Planner profits already hurt by FOFA
Financial planners were feeling the squeeze from higher regulatory obligations even before the Government's changes to the Future of Financial Advice (FOFA) laws were overturned in the Senate.
That is the bottom line of new research conducted by Wealth Insights which has revealed that planners were seeing higher compliance costs impacting their profit margins even without adding the costs of "opt-in" and increased fee disclosure, both of which had been substantially removed in the now-defunct regulatory changes introduced by the Minister for Finance and Acting Assistant Treasurer, Senator Mathias Cormann.

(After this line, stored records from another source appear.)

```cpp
__global__ __launch_bounds__(256) void fast_kernel(PyrGeom g, const uint8_t* __restrict__ pyr,
                                                   uint32_t* __restrict__ cand, uint32_t* __restrict__ cand_count,
                                                   uint32_t* __restrict__ hist, const int4* __restrict__ tile_tab) {
    __shared__ __attribute__((aligned(16))) uint8_t raw[FAST_RH][FAST_RW];
    __shared__ __attribute__((aligned(16))) uint8_t sc[FAST_SH][FAST_SW];
    constexpr int FAST_QR0 = (FAST_SH + 3) / 4, FAST_QR1 = (FAST_SH + 2) / 4, FAST_QR2 = (FAST_SH + 1) / 4;
    constexpr int FAST_PQ_TOTAL = 4 * 64 * (((FAST_SH * 32 + 255) / 256) + 3 * ((FAST_SH * 32 - 64 + 255) / 256));
    __shared__ uint16_t queue[FAST_PQ_TOTAL];
    __shared__ uint16_t gqueue[(FAST_QR0 + FAST_QR0 + FAST_QR0 + FAST_QR0) * 32];
    __shared__ uint32_t qcnt[4], gcnt[4];
    __shared__ uint32_t stage[FAST_STAGE_CAP], shist[256], nstage, stage_end, stage_base;
    const int f = blockIdx.y;
    const uint8_t* frame_pyr = pyr + (int64_t)f * g.frame_bytes;
    const int t = g.fast_thr;
    const int lane = threadIdx.x & 63, wave = __builtin_amdgcn_readfirstlane(threadIdx.x >> 6);
    const int first = blockIdx.x * FAST_TPB;
    FastTile T = fast_tile_geo(tile_tab, first);
    uint32_t pre[FAST_NLD], rel0 = 0;
    int rel_level = -1;
    fast_issue_loads(g, T, frame_pyr, pre, rel0, rel_level);
    shist[threadIdx.x] = 0;
    if (threadIdx.x == 0) { nstage = 0; stage_end = 0xFFFFFFFFu; }
    int stage_level = T.l;
    auto flush = [&](int lvl) {
        const uint32_t ns = min(min(nstage, (uint32_t)FAST_STAGE_CAP), stage_end);
        if (threadIdx.x == 0 && ns) stage_base = atomicAdd(cand_count + (size_t)f * g.nlevels + lvl, ns);
        __syncthreads();
        if (ns) {
            const LevelGeom& Ls = g.lv[lvl];
            uint32_t* clist = cand + (size_t)f * g.cand_per_frame + Ls.cand_ofs;
            const uint32_t base = stage_base;
            for (uint32_t i = threadIdx.x; i < ns; i += 256)
                if (base + i < (uint32_t)Ls.cand_cap) clist[base + i] = stage[i];
            const uint32_t hv = shist[threadIdx.x];
            if (hv) atomicAdd(hist + ((size_t)f * g.nlevels + lvl) * 256 + threadIdx.x, hv);
            shist[threadIdx.x] = 0;
        }
        __syncthreads();
        if (threadIdx.x == 0) { nstage = 0; stage_end = 0xFFFFFFFFu; }
    };
    for (int it = 0; it < FAST_TPB && first + it < g.fast_tiles; ++it) {
    if (it) {
        __syncthreads();
        if (T.l != stage_level || nstage > (uint32_t)FAST_STAGE_CAP / 2) flush(stage_level);
        stage_level = T.l;
    }
    if ((int)threadIdx.x < FAST_LT) {
#pragma unroll
        for (int k = 0; k < FAST_NLD; ++k) {
            const int i = (int)threadIdx.x + FAST_LT * k;
            if (i < FAST_NDW * FAST_RH) reinterpret_cast<uint32_t*>(&raw[0][0])[i] = pre[k];
        }
    }
    for (int i = threadIdx.x; i < FAST_SW * FAST_SH / 16; i += 256) reinterpret_cast<uint4*>(&sc[0][0])[i] = make_uint4(0, 0, 0, 0);
    const FastTile Tn = fast_tile_geo(tile_tab, min(first + it + 1, g.fast_tiles - 1));
    fast_issue_loads(g, Tn, frame_pyr, pre, rel0, rel_level);
    const int l = T.l;
    const LevelGeom& L = g.lv[l];
    const int x0 = T.x0, y0 = T.y0;
    constexpr int xoff = FAST_XO - 3;
    __syncthreads();
    const fast_us2 tt = {(unsigned short)t, (unsigned short)t};
    uint32_t myn = 0;
    constexpr int FAST_PQ0 = 4 * 64 * ((FAST_SH * 32 + 255) / 256), FAST_PQ1 = 4 * 64 * ((FAST_SH * 32 - 64 + 255) / 256),
                  FAST_PQ2 = 4 * 64 * ((FAST_SH * 32 - 128 + 255) / 256), FAST_PQ3 = 4 * 64 * ((FAST_SH * 32 - 192 + 255) / 256);
    static_assert(FAST_PQ0 + FAST_PQ1 + FAST_PQ2 + FAST_PQ3 <= FAST_PQ_TOTAL, "position queue");
    const int qbase = wave == 0 ? 0 : wave == 1 ? FAST_PQ0 : wave == 2 ? FAST_PQ0 + FAST_PQ1 : FAST_PQ0 + FAST_PQ1 + FAST_PQ2;
    uint16_t* const myq = queue + qbase;
    auto push1 = [&](bool cond, uint32_t val) {
        const uint64_t mk = __builtin_amdgcn_ballot_w64(cond);
        if (mk == 0ull) return;
        if (cond) myq[myn + __builtin_amdgcn_mbcnt_hi((uint32_t)(mk >> 32), __builtin_amdgcn_mbcnt_lo((uint32_t)mk, 0u))] = (uint16_t)val;
        myn += (uint32_t)__popcll(mk);
    };
    uint32_t myg = 0;
    uint16_t* const mygq = gqueue + (wave == 0 ? 0 : wave == 1 ? FAST_QR0 : wave == 2 ? FAST_QR0 + FAST_QR1 : FAST_QR0 + FAST_QR1 + FAST_QR2) * 32;
    const uint32_t* const rawdw = reinterpret_cast<const uint32_t*>(&raw[0][0]) + (FAST_XO >> 2);
    {
        const int half = lane >> 5, j = lane & 31;
        const bool colok = L.rx1 - (x0 - 1) - 4 * j + 1 > 0;
        for (int sy = wave; sy < FAST_SH; sy += 8) {
            if (y0 - 1 + sy > L.ry1) break;
            const int syl = min(sy + 4 * half, FAST_SH - 1);
            const bool rowok = sy + 4 * half < FAST_SH && y0 - 1 + syl <= L.ry1;
            const uint32_t* const c32 = rawdw + (syl + 3) * FAST_NDW + j;
            const uint32_t vc = c32[0], vt = c32[-3 * FAST_NDW], vb = c32[3 * FAST_NDW];
            const uint32_t sad = max(__builtin_amdgcn_sad_u8(vt, vc, 0u), __builtin_amdgcn_sad_u8(vb, vc, 0u));
            const bool flag = rowok && colok && sad > (uint32_t)t;
            const uint64_t mk = __builtin_amdgcn_ballot_w64(flag);
            if (mk == 0ull) continue;
            if (flag) mygq[myg + __builtin_amdgcn_mbcnt_hi((uint32_t)(mk >> 32), __builtin_amdgcn_mbcnt_lo((uint32_t)mk, 0u))] = (uint16_t)(syl * 32 + j);
            myg += (uint32_t)__popcll(mk);
        }
    }
    if (lane == 0) gcnt[wave] = myg;
    __syncthreads();
    const uint32_t gc1 = gcnt[0], gc2 = gc1 + gcnt[1], gc3 = gc2 + gcnt[2], ng = gc3 + gcnt[3];
    for (uint32_t k0 = 64u * (uint32_t)wave; k0 < ng; k0 += 256) {
        const uint32_t kq = min(k0 + lane, ng - 1u);
        const bool act = k0 + lane < ng;
        const uint32_t r = (kq >= gc1) + (kq >= gc2) + (kq >= gc3);
        const uint32_t e = gqueue[(r == 0 ? 0u : r == 1 ? (uint32_t)FAST_QR0 * 32 - gc1 : r == 2 ? (uint32_t)(FAST_QR0 + FAST_QR1) * 32 - gc2
                                                                                           : (uint32_t)(FAST_QR0 + FAST_QR1 + FAST_QR2) * 32 - gc3) + kq];
        const int syl = (int)(e >> 5), j = (int)(e & 31u);
        const uint32_t* const c32 = rawdw + (syl + 3) * FAST_NDW + j;
        const uint32_t c = c32[0], pv = c32[-1], nx = c32[1], vt = c32[-3 * FAST_NDW], vb = c32[3 * FAST_NDW];
        const uint32_t pc = c32[2 * FAST_NDW], pp = c32[2 * FAST_NDW - 1], pn = c32[2 * FAST_NDW + 1];
        const uint32_t mc = c32[-2 * FAST_NDW], mp = c32[-2 * FAST_NDW - 1], mn = c32[-2 * FAST_NDW + 1];
        auto pk = [](uint32_t hi, uint32_t lo, uint32_t sel) { return __builtin_bit_cast(fast_us2, __builtin_amdgcn_perm(hi, lo, sel)); };
        auto zero_or = [&](fast_us2 v, fast_us2 a, fast_us2 b, fast_us2 lo, fast_us2 hi) {
            return __builtin_elementwise_max(__builtin_elementwise_sub_sat(lo, __builtin_elementwise_min(a, b)),
                                             __builtin_elementwise_sub_sat(__builtin_elementwise_max(a, b), hi));
        };
        uint32_t keep[2];
#pragma unroll
        for (int par = 0; par < 2; ++par) {
            const uint32_t s0 = par ? 0x0c030c01u : 0x0c020c00u;
            const uint32_t s1 = par ? 0x0c040c02u : 0x0c030c01u;
            const uint32_t s2 = par ? 0x0c050c03u : 0x0c040c02u;
            const uint32_t s3 = par ? 0x0c060c04u : 0x0c050c03u;
            const fast_us2 v = pk(0u, c, s0);
            const fast_us2 lo = __builtin_elementwise_sub_sat(v, tt), hi = v + tt;
            fast_us2 d = zero_or(v, pk(0u, vt, s0), pk(0u, vb, s0), lo, hi);
            d = __builtin_elementwise_min(d, zero_or(v, pk(nx, c, s3), pk(c, pv, s1), lo, hi));
            d = __builtin_elementwise_min(d, zero_or(v, pk(pn, pc, s2), pk(mc, mp, s2), lo, hi));
            d = __builtin_elementwise_min(d, zero_or(v, pk(mn, mc, s2), pk(pc, pp, s2), lo, hi));
            keep[par] = __builtin_bit_cast(uint32_t, __builtin_elementwise_min(d, (fast_us2){1, 1}));
        }
        const uint32_t m = keep[0] | (keep[1] << 1);
        uint32_t fl = (m | (m >> 14)) & 0xFu;
        const int nin = min(max(L.rx1 - (x0 - 1) - 4 * j + 1, 0), 4);
        fl = act ? (fl & (nin >= 4 ? 0xFu : ((1u << nin) - 1u))) : 0u;
        if (__builtin_amdgcn_ballot_w64(fl != 0u) == 0ull) continue;
        const uint32_t p0 = (uint32_t)(syl * FAST_SW + 4 * j);
        push1((fl & 1u) != 0u, p0);
        push1((fl & 2u) != 0u, p0 + 1);
        push1((fl & 4u) != 0u, p0 + 2);
        push1((fl & 8u) != 0u, p0 + 3);
    }
    const uint32_t mym = myn;
    if (lane == 0) qcnt[wave] = mym;
    __syncthreads();
    const uint32_t qc1 = qcnt[0], qc2 = qc1 + qcnt[1], qc3 = qc2 + qcnt[2];
    auto qat = [&](uint32_t kq) -> int {
        const uint32_t r = (kq >= qc1) + (kq >= qc2) + (kq >= qc3);
        return queue[(r == 0 ? 0u : r == 1 ? (uint32_t)FAST_PQ0 - qc1 : r == 2 ? (uint32_t)(FAST_PQ0 + FAST_PQ1) - qc2
                                                                            : (uint32_t)(FAST_PQ0 + FAST_PQ1 + FAST_PQ2) - qc3) + kq];
    };
    const uint32_t nqueued = qc3 + qcnt[3];
    for (uint32_t kq = threadIdx.x; kq < nqueued; kq += 256) {
        const int i = qat(kq);
        const int sy = i >> 7, sx = i & 127;
        int score = 0;
        {
            const int cx = sx + 3 + xoff, cy = sy + 3;
            const int v = raw[cy][cx];
            int p[16];
            p[0] = raw[cy + 3][cx];     p[1] = raw[cy + 3][cx + 1]; p[2] = raw[cy + 2][cx + 2];
            p[3] = raw[cy + 1][cx + 3]; p[4] = raw[cy][cx + 3];     p[5] = raw[cy - 1][cx + 3];
            p[6] = raw[cy - 2][cx + 2]; p[7] = raw[cy - 3][cx + 1]; p[8] = raw[cy - 3][cx];
            p[9] = raw[cy - 3][cx - 1]; p[10] = raw[cy - 2][cx - 2]; p[11] = raw[cy - 1][cx - 3];
            p[12] = raw[cy][cx - 3];    p[13] = raw[cy + 1][cx - 3]; p[14] = raw[cy + 2][cx - 2];
            p[15] = raw[cy + 3][cx - 1];
            fast_s2 P[8];
#pragma unroll
            for (int k = 0; k < 8; ++k) P[k] = fast_s2{(short)(v - p[k]), (short)(v - p[k + 8])};
            fast_s2 n1[8], x1[8], n2[8], x2[8], n3[8], x3[8];
#pragma unroll
            for (int k = 0; k < 8; ++k) {
                const fast_s2 o = k < 7 ? P[k + 1] : fast_swap(P[0]);
                n1[k] = __builtin_elementwise_min(P[k], o); x1[k] = __builtin_elementwise_max(P[k], o);
            }
#pragma unroll
            for (int k = 0; k < 8; ++k) {
                const fast_s2 on = k < 6 ? n1[k + 2] : fast_swap(n1[k - 6]), ox = k < 6 ? x1[k + 2] : fast_swap(x1[k - 6]);
                n2[k] = __builtin_elementwise_min(n1[k], on); x2[k] = __builtin_elementwise_max(x1[k], ox);
            }
#pragma unroll
            for (int k = 0; k < 8; ++k) {
                const fast_s2 on = k < 4 ? n2[k + 4] : fast_swap(n2[k - 4]), ox = k < 4 ? x2[k + 4] : fast_swap(x2[k - 4]);
                n3[k] = __builtin_elementwise_min(n2[k], on); x3[k] = __builtin_elementwise_max(x2[k], ox);
            }
            fast_s2 bestv = {0, 0};
#pragma unroll
            for (int k = 0; k < 8; ++k) {
                const fast_s2 o = fast_swap(P[k]);
                const fast_s2 a9 = __builtin_elementwise_min(n3[k], o), b9 = __builtin_elementwise_max(x3[k], o);
                bestv = __builtin_elementwise_max(bestv, __builtin_elementwise_max(a9, (fast_s2){0, 0} - b9));
            }
            const int best = max((int)bestv.x, (int)bestv.y);
            score = best > t ? best - 1 : 0;
        }
        sc[sy][sx] = (uint8_t)score;
    }
    __syncthreads();
    uint32_t* ccount = cand_count + (size_t)f * g.nlevels + l;
    uint32_t* clist = cand + (size_t)f * g.cand_per_frame + L.cand_ofs;
    uint32_t* h = hist + ((size_t)f * g.nlevels + l) * 256;
    for (uint32_t k0 = 0; k0 < nqueued; k0 += 256) {
        const uint32_t kq = k0 + threadIdx.x;
        bool keep = false;
        int s = 0, gx = 0, gy = 0;
        if (kq < nqueued) {
            const int i = qat(kq);
            const int sy = i >> 7, sx = i & 127;
            gx = x0 - 1 + sx; gy = y0 - 1 + sy;
            if (sx >= 1 && sx <= FAST_TW && sy >= 1 && sy <= FAST_TH && gx < L.rx1 && gy < L.ry1) {
                const uint8_t* c = &sc[sy][sx];
                s = c[0];
                int m = max(max((int)c[-FAST_SW - 1], (int)c[-FAST_SW]), (int)c[-FAST_SW + 1]);
                m = max(max(m, (int)c[-1]), (int)c[1]);
                m = max(max(m, (int)c[FAST_SW - 1]), max((int)c[FAST_SW], (int)c[FAST_SW + 1]));
                keep = s > m;
            }
        }
        const uint64_t msk = __builtin_amdgcn_ballot_w64(keep);
        if (msk) {
            const uint32_t cnt = (uint32_t)__popcll(msk);
            uint32_t base = 0;
            if (lane == 0) base = atomicAdd(&nstage, cnt);
            base = __shfl(base, 0);
            const uint32_t entry = ((uint32_t)s << 24) | ((uint32_t)gy << 12) | (uint32_t)gx;
            if (base + cnt <= (uint32_t)FAST_STAGE_CAP) {
                if (keep) { stage[base + (uint32_t)__popcll(msk & ((1ull << lane) - 1ull))] = entry; atomicAdd(&shist[s], 1u); }
            } else {
                if (lane == 0) { atomicMin(&stage_end, base); base = atomicAdd(ccount, cnt); }
                base = __shfl(base, 0);
                if (keep) {
                    uint32_t pos = base + (uint32_t)__popcll(msk & ((1ull << lane) - 1ull));
                    if (pos < (uint32_t)L.cand_cap) clist[pos] = entry;
                    atomicAdd(h + s, 1u);
                }
            }
        }
    }
    T = Tn;
    }
    __syncthreads();
    flush(stage_level);
}

__device__ __forceinline__ int reflect101(int p, int n) {
    if (n == 1) return 0;
    while (p < 0 || p >= n) p = p < 0 ? -p : 2 * (n - 1) - p;
    return p;
}

typedef unsigned short blur_us2 __attribute__((ext_vector_type(2)));

__device__ __forceinline__ uint32_t blur_load_dword(const uint8_t* __restrict__ img, int pitch, int w, int gy, int xs) {
    const uint8_t* row = img + (int64_t)gy * pitch;
    if (xs >= 0 && xs + 3 < w) return *reinterpret_cast<const uint32_t*>(row + xs);
    uint32_t d = 0;
#pragma unroll
    for (int i = 0; i < 4; ++i) d |= (uint32_t)row[reflect101(xs + i, w)] << (8 * i);
    return d;
}

__global__ __launch_bounds__(256) void blur_kernel(PyrGeom g, const uint8_t* __restrict__ pyr,
                                                   uint8_t* __restrict__ blur, OrbTables const* __restrict__ tab) {
    const int f = blockIdx.y;
    const int l = level_of_tile(g, blockIdx.x, true);
    const LevelGeom L = g.lv[l];
    const int tile = blockIdx.x - L.btile0;
    const int ty = tile / L.btx, tx = tile - ty * L.btx;
    const int lane = threadIdx.x & 63, wave = threadIdx.x >> 6;
    const int x0 = tx * BLUR_TW;
    const int y0 = ty * BLUR_TH + wave * BLUR_RH;
    if (y0 >= L.h) return;
    const int xs = x0 - 4 + 4 * lane;
    const uint8_t* img = pyr + (int64_t)f * g.frame_bytes + L.ofs;
    uint8_t* out = blur + (int64_t)f * g.frame_bytes + L.ofs;
    uint32_t k[7];
#pragma unroll
    for (int i = 0; i < 7; ++i) k[i] = (uint32_t)tab->gk[i];
    uint32_t kk[7];
#pragma unroll
    for (int i = 0; i < 7; ++i) kk[i] = k[i] | (k[i] << 16);
    const uint32_t k01 = k[0] | (k[1] << 16), k12 = k[1] | (k[2] << 16), k23 = k[2] | (k[3] << 16), k34 = k[3] | (k[4] << 16),
                   k45 = k[4] | (k[5] << 16), k56 = k[5] | (k[6] << 16), k_0 = k[0] << 16, k6_ = k[6];
    uint32_t ra[7], rb[7];
    auto load = [&](int y) { return blur_load_dword(img, L.pitch, L.w, reflect101(y, L.h), xs); };
    auto unpack = [&](uint32_t d, uint32_t& A, uint32_t& B) {
        A = __builtin_amdgcn_perm(0u, d, 0x0C010C00u);
        B = __builtin_amdgcn_perm(0u, d, 0x0C030C02u);
    };
#pragma unroll
    for (int j = 0; j < 6; ++j) unpack(load(y0 - 3 + j), ra[j], rb[j]);
    const bool inner = lane >= 1 && lane <= 62;
    uint32_t dn0 = load(y0 + 3), dn1 = load(y0 + 4), dn2 = load(y0 + 5);
    for (int gI = 0; gI < BLUR_RH / 7; ++gI) {
#pragma unroll
        for (int ph = 0; ph < 7; ++ph) {
            const int i = gI * 7 + ph;
            unpack(dn0, ra[(ph + 6) % 7], rb[(ph + 6) % 7]);
            dn0 = dn1; dn1 = dn2;
            dn2 = load(min(y0 + i + 6, y0 + BLUR_RH + 2));
            uint32_t va = 0, vb = 0;
// ... 514 lines not shown
```

### slideo_amd/csrc/stage_orb.hip

```cpp
#include "runtime.hpp"
#include "orb.hip.h"
#include "yuv420.hip.h"
#include "reduce.hip.h"
#include "frame_mask.hip.h"

using namespace slideo;

namespace slideo {

static GrayCoef gray_coef(const slideo_matcher* m) {
    return m->cfg.ocv.gray == 1 ? GrayCoef{1868u, 9617u, 4899u, 14u} : GrayCoef{3735u, 19235u, 9798u, 15u};
}

void orb_stage_init(slideo_matcher* m) {
    const slideo_config* cfg = &m->cfg;
    OrbTables t{};
    umax_table(cfg->patch_size / 2, t.umax);
    if (cfg->ocv.blur == 2) gauss7_q8_rounded(t.gk); else gauss7_fixed(t.gk);
    gauss7_f32(t.gkf);
    brief_pattern(cfg->patch_size, t.pattern, cfg->ocv.rng_mul);
    m->d_tables.reserve(sizeof(OrbTables));
    HIP_CHECK(hipMemcpy(m->d_tables.p, &t, sizeof(t), hipMemcpyHostToDevice));
    std::vector<uint32_t> ict;
    ic_weight_table(cfg->patch_size / 2, t.umax, ict, m->ic_shift);
    m->ic_entries = (int)(ict.size() / 2);
    m->d_ictab.reserve(ict.size() * 4);
    HIP_CHECK(hipMemcpy(m->d_ictab.p, ict.data(), ict.size() * 4, hipMemcpyHostToDevice));
    HIP_CHECK(hipFuncSetAttribute(reinterpret_cast<const void*>(&describe_kernel), hipFuncAttributeMaxDynamicSharedMemorySize,
                                  describe_window(cfg->patch_size / 2).dwords * 16));
}
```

Commenting on the research, Wealth Insights managing director, Vanessa McMahon said there was no question that FOFA had adversely impacted planner profit margins and that the reversal of the Government's regulations by the Senate would create further pressure on their bottom line.
The Wealth Insights research sought to gain a picture of the impact of compliance costs on planners looking back over the past two years and found that the majority had seen a negative impact to their bottom line with compliance costs increasing, generating a commensurate decrease in profitability.
The company asked planners the simple question, what has been the impact of regulatory change on profit over the past couple of years?
Forty four per cent of advisers said they had seen their profit decrease, with seven per cent of those people pointing to a decrease of more than 20 per cent.
This compared to only 27 per cent of those surveyed who said their profit had increased and 30 per cent who said their had been no impact.
McMahon said it was clear that the compliance costs associated with FOFA had been problematic for planners even in an environment where they knew the Government was seeking to reduce what it regarded as undue red tape.
"It follows that the changes resulting from the Senate vote will have a negative impact," she said.